CSIRO says it is reimagining the concept of intelligence by bringing together the best of human and machine thinking. 

The new $12 million Collaborative Intelligence (CINTEL) Future Science Platform aims to move beyond machines replacing people or automating their jobs, and instead to create teams that maximise the benefits of both human and machine intelligence. 

One of CINTEL’s first projects will draw on the expertise of CSIRO’s Robotics and Autonomous Systems Group who recently claimed a silver medal in the international DARPA Subterranean Challenge. 

The challenge, which has been described as the ‘robot Olympics’, involved using teams of robots to explore and locate objects in unmapped underground environments under the supervision of a human operator.  

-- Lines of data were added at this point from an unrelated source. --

+        return RPO_ERR_INVALID_ARG;
+    const int V = dtype == RPO_DT_F32 ? 4 : 8;
+    if (d % 8 || d > 65535 * (int64_t)(64 * V)) return RPO_ERR_UNSUPPORTED;
+    if (!rpo_aligned16(ds) || !rpo_aligned16(out) || ldds % V || ldout % V || (tokens > 0 && !rpo_aligned16(workspace)))
+        return RPO_ERR_UNSUPPORTED;
+    if (workspace_elems < rpo_embed_grad_runs_workspace_elems(tokens, d)) return RPO_ERR_WORKSPACE;
+    if (tokens == 0) return RPO_OK;
+    const int64_t n_chunks = rpo_cdiv(tokens, kEgRunChunk);
+    const dim3 block(64 * kEgWaves), grid((unsigned)rpo_cdiv(n_chunks, kEgWaves), (unsigned)rpo_cdiv(d, 64 * V));
+    hipStream_t st = (hipStream_t)stream;
+#define RPO_EGR(T, I64)                                                                                                        \
+    do {                                                                                                                       \
+        RPO_LAUNCH((embed_grad_runs_kernel<T, I64>), grid, block, 0, st, (const T*)ds, ldds, (int)tokens, (int)d, sorted_ids,  \
+                   order, (T*)out, ldout, table_rows, padding_idx, workspace);                                                 \
+        if (n_chunks > 1) {                                                                                                    \
+            const int rc = rpo_launch_status();                                                                                \
+            if (rc != RPO_OK) return rc;                                                                                       \
+            RPO_LAUNCH((embed_grad_runs_join_kernel<T, I64>), grid, block, 0, st, (int)tokens, (int)d, sorted_ids,             \
+                       (const float*)workspace, (T*)out, ldout, table_rows, padding_idx);                                      \
+        }                                                                                                                      \
+    } while (0)
+#define RPO_EGR_T(T)                                                                                                           \
+    do {                                                                                                                       \
+        if (id_bytes == 8) RPO_EGR(T, true);                                                                                   \
+        else RPO_EGR(T, false);                                                                                                \
+    } while (0)
+    if (dtype == RPO_DT_F32) RPO_EGR_T(float);
+    else if (dtype == RPO_DT_BF16) RPO_EGR_T(bf16_t);
+    else RPO_EGR_T(f16_t);
+#undef RPO_EGR_T
+#undef RPO_EGR
+    return rpo_launch_status();
 }
 
 extern "C" int64_t rpo_embed_grad_workspace_elems(int64_t n_partials, int64_t d) {
diff --git a/rankpo_amd/csrc/encoder_ops.hip b/rankpo_amd/csrc/encoder_ops.hip
--- a/rankpo_amd/csrc/encoder_ops.hip
+++ b/rankpo_amd/csrc/encoder_ops.hip
@@ -597,3 +597,156 @@
     if (dtype == RPO_DT_F32) return launch_norm_bwd<float>(dy, x_new, weight, rstd, dres, dx_out, dw_partial, rows, d, nw, st);
     return RPO_ERR_INVALID_ARG;
 }
+
+namespace {
+
+constexpr int kSlabThreads = 256;
+constexpr int kSlabTileCols = 64;
+constexpr int kSlabFlatMax = 32;
+constexpr int kSlabMinGroup = 16;
+constexpr int kSlabMaxGroups = 64;
+
+template <typename T> __device__ __forceinline__ void store_rounded4(T* p, const float (&a)[4]) {
+    if constexpr (sizeof(T) == 4) {
+        *reinterpret_cast<float4*>(p) = make_float4(a[0], a[1], a[2], a[3]);
+    } else {
+        unsigned h[4];
+#pragma unroll
+        for (int j = 0; j < 4; ++j) {
+            T t;
+            Elem<T>::st(&t, a[j]);
+            h[j] = (unsigned)__builtin_bit_cast(unsigned short, t);
+        }
+        *reinterpret_cast<uint2*>(p) = make_uint2(h[0] | (h[1] << 16), h[2] | (h[3] << 16));
+    }
+}
+
+__device__ __forceinline__ void add_slabs(float (&acc)[4], const float* __restrict__ p, int64_t n, int s0, int s1) {
+    int s = s0;
+    for (; s + 8 <= s1; s += 8) {
+        Vec16<float> x[8];
+#pragma unroll
+        for (int u = 0; u < 8; ++u) x[u].load_nt(p + (int64_t)(s + u) * n);
+#pragma unroll
+        for (int u = 0; u < 8; ++u) {
+#pragma unroll
+            for (int j = 0; j < 4; ++j) acc[j] += x[u].v[j];
+        }
+    }
+    for (; s < s1; ++s) {
+        Vec16<float> x;
+        x.load_nt(p + (int64_t)s * n);
+#pragma unroll
+        for (int j = 0; j < 4; ++j) acc[j] += x.v[j];
+    }
+}
+
+template <typename T>
+__global__ __launch_bounds__(kSlabThreads) void sum_slabs_flat_kernel(const float* __restrict__ part, T* __restrict__ out, int S,
+                                                                      int64_t n) {
+    const int64_t col = ((int64_t)blockIdx.x * kSlabThreads + threadIdx.x) * 4;
+    if (col >= n) return;
+    float acc[4] = {0.f, 0.f, 0.f, 0.f};
+    add_slabs(acc, part + col, n, 0, S);
+    store_rounded4<T>(out + col, acc);
+}
+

CINTEL Leader Dr Cécile Paris says lessons from the challenge will help inform future human/robot teaming. 

“The project will focus on developing a richer, dynamic human-robot collaboration, enabling humans and robots to respond in real time to changes in the environment and make better decisions, together,” Dr Paris said.  

“CINTEL will research dynamic situation awareness and mechanisms to ensure a collaborative dialogue between humans and robots throughout, for example, a rescue mission.  

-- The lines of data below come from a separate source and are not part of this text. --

# CPCLAB-UNIPI/MPC-code

Measured on AMD Instinct MI355X. Metric: closed-loop MPC steps/sec over batch, LMPC-CSTR N=50, higher is better.
Workload: dtype f64

## Files before the change

mpc-code_amd/csrc/mpc_amd.hip:

```cpp
#include "../../include/mpc_amd.h"
#include "mpc_device.hpp"
#include "mpc_tp.hpp"
#include "mpc_wave.hpp"
#include "mpc_soft.hpp"
#ifdef MPC_NL_PLANT_HEADER
#include MPC_NL_PLANT_HEADER
#endif

#include <hip/hip_runtime.h>
#include "mpc_comm.hpp"

#include <cmath>
#include <cstdint>
#include <cstdio>
#include <cstring>
#include <string>
#include <vector>

using namespace mpc;

#ifndef MPC_PART2
extern "C" const char *mpc_last_error(void) { return g_err; }
#endif

// ... 924 lines not shown
        X[j].put(X0);
    }
    MPC_STAMP_INIT
    int redo = 0;
    for (int k = 0; k < a.nsteps; k++) {
        unsigned bq = (unsigned)b;
        asm volatile("" : "+v"(bq));
        if (redo == 0) {
        if constexpr (RT::fits) {
            const int b16 = lane >> 4, r16 = lane & 15, b16c = b16 < NI ? b16 : 0;
            const unsigned bi = (unsigned)(blockIdx.x * NI + b16c);
            const bool inst16 = b16 < NI && (int)bi < a.B;
            double *const kq = keep + b16c * KEEP;
            if (inst16) {
                if (a.XP && r16 < NXP) (a.XP + (size_t)((size_t)k * NXP + r16) * Bs)[bi] = kq[KC::K_X + r16];
                if (a.XHAT && r16 < NX) (a.XHAT + (size_t)((size_t)k * NX + r16) * Bs)[bi] = kq[KC::K_XH + r16];
            }
            double xi_old = 0.0, xi_new = 0.0;
            if (P.estimator != MPC_EST_NONE)
                kalman_row16<NX, NY, ND, NXP, NU>(P, r16, b16 < NI, kq, KC::K_X, KC::K_XH, KC::K_P, a.pyp + k * NY, tab, T + b16c * RT::XCH, xi_old, xi_new);
            if (inst16 && a.DHAT && r16 >= NX && r16 < NE) (a.DHAT + (size_t)((size_t)k * ND + (r16 - NX)) * Bs)[bi] = xi_new;
            double delta = row16_max(r16 < NE ? fabs(xi_new - xi_old) : 0.0);
            __syncthreads();
            if (Cfg::RZ * NI * LD < 4 * RT::XCH) { for (int i = lane; i < NI * LD; i += 64) T[Cfg::RZ * NI * LD + i] = 0.0; }
            double dh[NDD], usv[NU];
            MPC_UNROLL for (int i = 0; i < ND; i++) dh[i] = kq[KC::K_DH + i];
            MPC_UNROLL for (int i = 0; i < NU; i++) usv[i] = kq[KC::K_US + i];
            int it_ss; double vrow;
            const int st_ss = target_row16<NX, NU, NY, ND, NGS, NHS>(P, r16, tab, a.usp + k * NU, a.ysp + k * NY, dh, usv, kq + KC::K_TW, twv + b16c, inst16, vrow, it_ss);
            const bool trow = r16 < NX + NU && b16 < NI;
            const double prev = trow ? kq[KC::K_XS + r16] : 0.0;
            const double tnew = (st_ss != kInfeasible && trow) ? vrow : prev;
            delta = dmax(delta, row16_max(fabs(tnew - prev)));
            if (trow) kq[KC::K_XS + r16] = tnew;
            if (inst16) {
                if (a.XS && r16 < NX) (a.XS + (size_t)((size_t)k * NX + r16) * Bs)[bi] = tnew;
                if (a.US && r16 >= NX && trow) (a.US + (size_t)((size_t)k * NU + (r16 - NX)) * Bs)[bi] = tnew;
                if (a.st_dyn && r16 == 0) { (a.st_ss + (size_t)k * Bs)[bi] = st_ss; (a.it_ss + (size_t)k * Bs)[bi] = it_ss; }
            }
            if (r16 == 0 && b16 < NI) outv[b16c * Cfg::OUT] = delta;
            __syncthreads();
        }
        if (valid) {
            double xh[NX], dh[NDD], u[NU], xs[NX], us[NU], delta = 0.0;
            MPC_UNROLL for (int i = 0; i < NX; i++) { xh[i] = kp[KC::K_XH + i]; xs[i] = kp[KC::K_XS + i]; }
            MPC_UNROLL for (int i = 0; i < ND; i++) dh[i] = kp[KC::K_DH + i];
            MPC_UNROLL for (int i = 0; i < NU; i++) { u[i] = kp[KC::K_U + i]; us[i] = kp[KC::K_US + i]; }
            if constexpr (RT::fits) delta = outv[lane * Cfg::OUT];
            else {
                double x[NXP];
                double xh_pred[NX], dh_prev[NDD], xs_prev[NX], us_prev[NU];
                MPC_UNROLL for (int i = 0; i < NXP; i++) x[i] = kp[KC::K_X + i];
                MPC_UNROLL for (int i = 0; i < NX; i++) { xh[i] = kp[KC::K_XH + i]; xs[i] = kp[KC::K_XS + i]; xh_pred[i] = xh[i]; xs_prev[i] = xs[i]; }
                MPC_UNROLL for (int i = 0; i < ND; i++) { dh[i] = kp[KC::K_DH + i]; dh_prev[i] = dh[i]; }
                MPC_UNROLL for (int i = 0; i < NU; i++) { u[i] = kp[KC::K_U + i]; us[i] = kp[KC::K_US + i]; us_prev[i] = us[i]; }
                if (a.XP) { MPC_UNROLL for (int i = 0; i < NXP; i++) (a.XP + (size_t)((size_t)k * NXP + i) * Bs)[bq] = x[i]; }
                if (a.XHAT) { MPC_UNROLL for (int i = 0; i < NX; i++) (a.XHAT + (size_t)((size_t)k * NX + i) * Bs)[bq] = xh[i]; }
                if (P.estimator != MPC_EST_NONE) {
                    double xi[NE], innov[NY];
                    MPC_UNROLL for (int i = 0; i < NX; i++) xi[i] = xh[i];
                    MPC_UNROLL for (int i = 0; i < ND; i++) xi[NX + i] = dh[i];
                    MPC_UNROLL for (int i = 0; i < NY; i++) {
                        double yh = P.fyc[i], yy = a.pyp[k * NY + i];
                        MPC_UNROLL for (int j = 0; j < NE; j++) yh += P.Ca[i][j] * xi[j];
// ... 32 lines not shown
            if (a.YS) {
                MPC_UNROLL for (int i = 0; i < NY; i++) {
                    double v = P.fyc[i];
                    MPC_UNROLL for (int j = 0; j < NX; j++) v += P.Cm[i][j] * xs[j];
                    MPC_UNROLL for (int j = 0; j < ND; j++) v += P.Cd[i][j] * dh[j];
                    (a.YS + (size_t)((size_t)k * NY + i) * Bs)[bq] = v;
                }
            }
            OcpInst<NS, NU> qi;
            build_inst<NX, NU, NY, ND, DU, NG>(P, xh, xs, us, dh, u, qi);
            const bool warm = wsv[lane] != 0 && delta <= kWsDelta && !P.no_warm;
            double *qd = q + lane * Cfg::QN;
            MPC_UNROLL for (int i = 0; i < NS; i++) { qd[i] = qi.z0[i]; qd[NS + i] = qi.zr[i]; qd[2 * NS + i] = qi.c[i]; qd[3 * NS + i] = qi.zlo_m[i]; qd[4 * NS + i] = qi.zhi_m[i]; qd[Cfg::QZN + i] = qi.zrN[i]; }
            MPC_UNROLL for (int i = 0; i < NU; i++) { qd[5 * NS + i] = qi.ur[i]; qd[5 * NS + NU + i] = qi.us[i]; }
            qd[5 * NS + 2 * NU] = delta;
            iflag[lane] = kWvValid | (qi.ok0 ? kWvOk0 : 0) | (warm ? kWvWarm : 0);
            itacc[lane] = 0;
            MPC_UNROLL for (int i = 0; i < NX; i++) { kp[KC::K_XH + i] = xh[i]; kp[KC::K_XS + i] = xs[i]; }
            MPC_UNROLL for (int i = 0; i < ND; i++) kp[KC::K_DH + i] = dh[i];
            MPC_UNROLL for (int i = 0; i < NU; i++) kp[KC::K_US + i] = us[i];
        } else if (lane < NI) iflag[lane] = 0;
        __syncthreads();
        }
        MPC_TSTAMP(0);
        wv_solve<NS, NU, DU, NC, MASKED, NI>(P, T, q, iflag, X, S, P.max_iter);
        MPC_STAMP_RESET
        if (lane == 0) {
            MPC_UNROLL for (int j = 0; j < NI; j++) {
                MPC_UNROLL for (int i = 0; i < NU; i++) outv[j * Cfg::OUT + i] = a_get(X[j].u[i]);
                MPC_UNROLL for (int i = 0; i < NS; i++) outv[j * Cfg::OUT + NU + i] = a_get(X[j].z[i]);
            }
        }
        if (P.term_cons && lane == P.N - 1) {
            MPC_UNROLL for (int j = 0; j < NI; j++) {
                double v = 0.0, c[NX];
                MPC_UNROLL for (int i = 0; i < NX; i++) { const double zr = q[j * Cfg::QN + NS + i]; c[i] = a_get(X[j].z[i]) - zr; v = dmax(v, fabs(c[i]) * frcp(dmax(1.0, fabs(zr)))); }
                outv[j * Cfg::OUT + NU + NS] = v;
                const int f = iflag[j];
                const bool again = redo < 2 && (f & kWvValid) && (f & kWvOk0) && S[j].status != kInfeasible && v > 1e-11 && v <= 1e-4;
                if (again) { MPC_UNROLL for (int i = 0; i < NX; i++) q[j * Cfg::QN + Cfg::QZN + i] -= c[i]; q[j * Cfg::QN + 5 * NS + 2 * NU] = v; }
                aimv[j] = again ? 1 : 0;
            }
        }
        __syncthreads();
        if (P.term_cons && redo < 2) {
            int any = 0;
            MPC_UNROLL for (int j = 0; j < NI; j++) any |= aimv[j];
// ... 1377 lines not shown
```

mpc-code_amd/csrc/mpc_tp.hpp:

```cpp
#pragma once
#include "mpc_device.hpp"

#ifdef MPC_STAMPS
#define MPC_TSTAMP(slot) do { const unsigned long long t_ = __builtin_amdgcn_s_memtime(); __builtin_amdgcn_s_waitcnt(0xC07F); \
    if (threadIdx.x == 0 && threadIdx.y == 0) mpc_stamp_buf[(blockIdx.x & 4095) * 8 + (slot)] += t_ - stamp_prev_; stamp_prev_ = t_; } while (0)
#else
#define MPC_TSTAMP(slot) do { } while (0)
#endif
#ifdef MPC_STAMPS_FINE
#define MPC_TSTAMP_IT(slot) MPC_TSTAMP(3)
#define MPC_TSTAMP_FINE(slot) MPC_TSTAMP(slot)
#else
#define MPC_TSTAMP_IT(slot) MPC_TSTAMP(slot)
#define MPC_TSTAMP_FINE(slot) do { } while (0)
#endif

namespace mpc {

template <int NS, int NU, int NC, int NW, int IPW, int XKEEP = 0>
struct TpCfg {
    static constexpr int NI = NW * IPW;
    static constexpr int NV = NS + NU, NKF = NU * NS, NLI = NU * (NU + 1) / 2;
    static constexpr int RA = 0, RA_SZ = (NC > NKF + NLI ? NC : NKF + NLI);
    static constexpr int RG = RA_SZ, RK = RG + NV, ROWS = RK + NU;
    static constexpr int LD = 65;
    static constexpr int T_DOUBLES = ROWS * NI * LD;
    static constexpr int QN = 5 * NS + 2 * NU + 1;
    static constexpr int ST_SL = 0, ST_SH = NC, ST_LL = 2 * NC, ST_LH = 3 * NC, ST_DV = 4 * NC, ST_U = 5 * NC, ST_Z = 5 * NC + NU, ROWS_ST = 5 * NC + NV;
    static constexpr int KEEP_MAX = 2 * NU + 3 * (NS + NU + 8) + XKEEP;
    static constexpr size_t lds_bytes() { return sizeof(double) * (T_DOUBLES + NI * QN + NI * 4 + NI * KEEP_MAX) + sizeof(int) * (4 * NI + 4); }
};

template <int CTRL, int ROW_MASK>
__device__ __forceinline__ double dpp_move(double old, double v)
{
    union { double d; int i[2]; } a, o, r; a.d = v; o.d = old;
    r.i[0] = __builtin_amdgcn_update_dpp(o.i[0], a.i[0], CTRL, ROW_MASK, 0xF, false);
// ... 622 lines not shown
```

mpc-code_amd/csrc/mpc_wave.hpp:

```cpp
#pragma once
#include "mpc_device.hpp"
#include "mpc_tp.hpp"

namespace mpc {

#ifdef MPC_WV_GENERIC_TILES
constexpr bool kWvGenericTiles = true;
#else
constexpr bool kWvGenericTiles = false;
#endif

template <int NS, int NU, int NC, int NI_>
struct WvCfg {
    static constexpr int NI = NI_;
    static constexpr int NV = NS + NU, NKF = NU * NS, NLI = NU * (NU + 1) / 2;
    static constexpr int RA = 0, RA_SZ = (NC > NKF + NLI ? NC : NKF + NLI);
    static constexpr int RG = RA_SZ, RK = RG + NV, RZ = RK + NU, ROWS = RZ + 1;
    __host__ __device__ static constexpr int ld(int N) { return (N + 1) | 1; }
    static constexpr int GUARD = 8;
    __host__ __device__ static constexpr int t_doubles(int N) { return GUARD + ROWS * NI * ld(N); }
    static constexpr int RL_A = ROWS, RL_B = RL_A + NS * NS, RL_C = RL_B + NS * NU, ROWS_LTV = RL_C + NS;
    __host__ __device__ static constexpr int t_doubles_ltv(int N) { return GUARD + ROWS_LTV * NI * ld(N); }
    static constexpr int QZN = 5 * NS + 2 * NU + 1;
    static constexpr int QN = QZN + NS;
// ... 20 lines not shown
    return u.d;
}
template <int NS, int NU, int NC>
struct WvIterA {
    AReg2 sl[NC], sh[NC], ll[NC], lh[NC], u[NU], z[NS];
    __device__ __forceinline__ void get(WvIter<NS, NU, NC> &X) const
    {
        MPC_UNROLL for (int i = 0; i < NC; i++) { X.sl[i] = a_get(sl[i]); X.sh[i] = a_get(sh[i]); X.ll[i] = a_get(ll[i]); X.lh[i] = a_get(lh[i]); }
        MPC_UNROLL for (int i = 0; i < NU; i++) X.u[i] = a_get(u[i]);
        MPC_UNROLL for (int i = 0; i < NS; i++) X.z[i] = a_get(z[i]);
    }
    __device__ __forceinline__ void put(const WvIter<NS, NU, NC> &X)
    {
        MPC_UNROLL for (int i = 0; i < NC; i++) { a_put(sl[i], X.sl[i]); a_put(sh[i], X.sh[i]); a_put(ll[i], X.ll[i]); a_put(lh[i], X.lh[i]); }
        MPC_UNROLL for (int i = 0; i < NU; i++) a_put(u[i], X.u[i]);
        MPC_UNROLL for (int i = 0; i < NS; i++) a_put(z[i], X.z[i]);
    }
};

struct WvInst { double mu, mu_sum, sm, inv_ncon, gscale, res_s, res_p; int stall, iters, status; bool on, warm, keep_u; };

enum : int { kWvOk0 = 1, kWvWarm = 2, kWvValid = 4, kWvKeepU = 8, kWvNoShift = 16 };

__device__ __forceinline__ double row16_sum(double v)
{
    v += dpp_move<0xB1, 0xF>(0.0, v);
    v += dpp_move<0x4E, 0xF>(0.0, v);
    v += dpp_move<0x141, 0xF>(0.0, v);
    v += dpp_move<0x140, 0xF>(0.0, v);
    return v;
}
__device__ __forceinline__ double row16_max(double v)
{
    v = dmax(v, dpp_move<0xB1, 0xF>(v, v));
    v = dmax(v, dpp_move<0x4E, 0xF>(v, v));
    v = dmax(v, dpp_move<0x141, 0xF>(v, v));
    v = dmax(v, dpp_move<0x140, 0xF>(v, v));
    return v;
}
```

“Rescue missions are often ill defined and dynamic, and the humans must use their own knowledge and skills, like reasoning, intuition, adaptation and experience, to identify what the robots should be doing. CINTEL will investigate how humans can fully utilise their unique skillset in collaboration with the robots for successful outcomes.” 

Other early CINTEL projects include developing a digital team member to help scientists make sense of the massive amount of information in modern biological collections and supporting cybersecurity analysts with collaborative surveillance. 

The program will be run by CSIRO in collaboration with research and impact partner Saber Astronautics, as well as Emesent, the Queensland AI Hub, TAFE Queensland, Aged Care Industry Technology Council, Global Community Resourcing, the Department of Defence, the Queensland University of Technology, and researchers from Monash University and the University of Sydney.  

CINTEL will run for four years and will bring together behavioural and social scientists with computer, robotics and domain experts to develop the general-purpose technology needed to facilitate collaborative human/machine teams.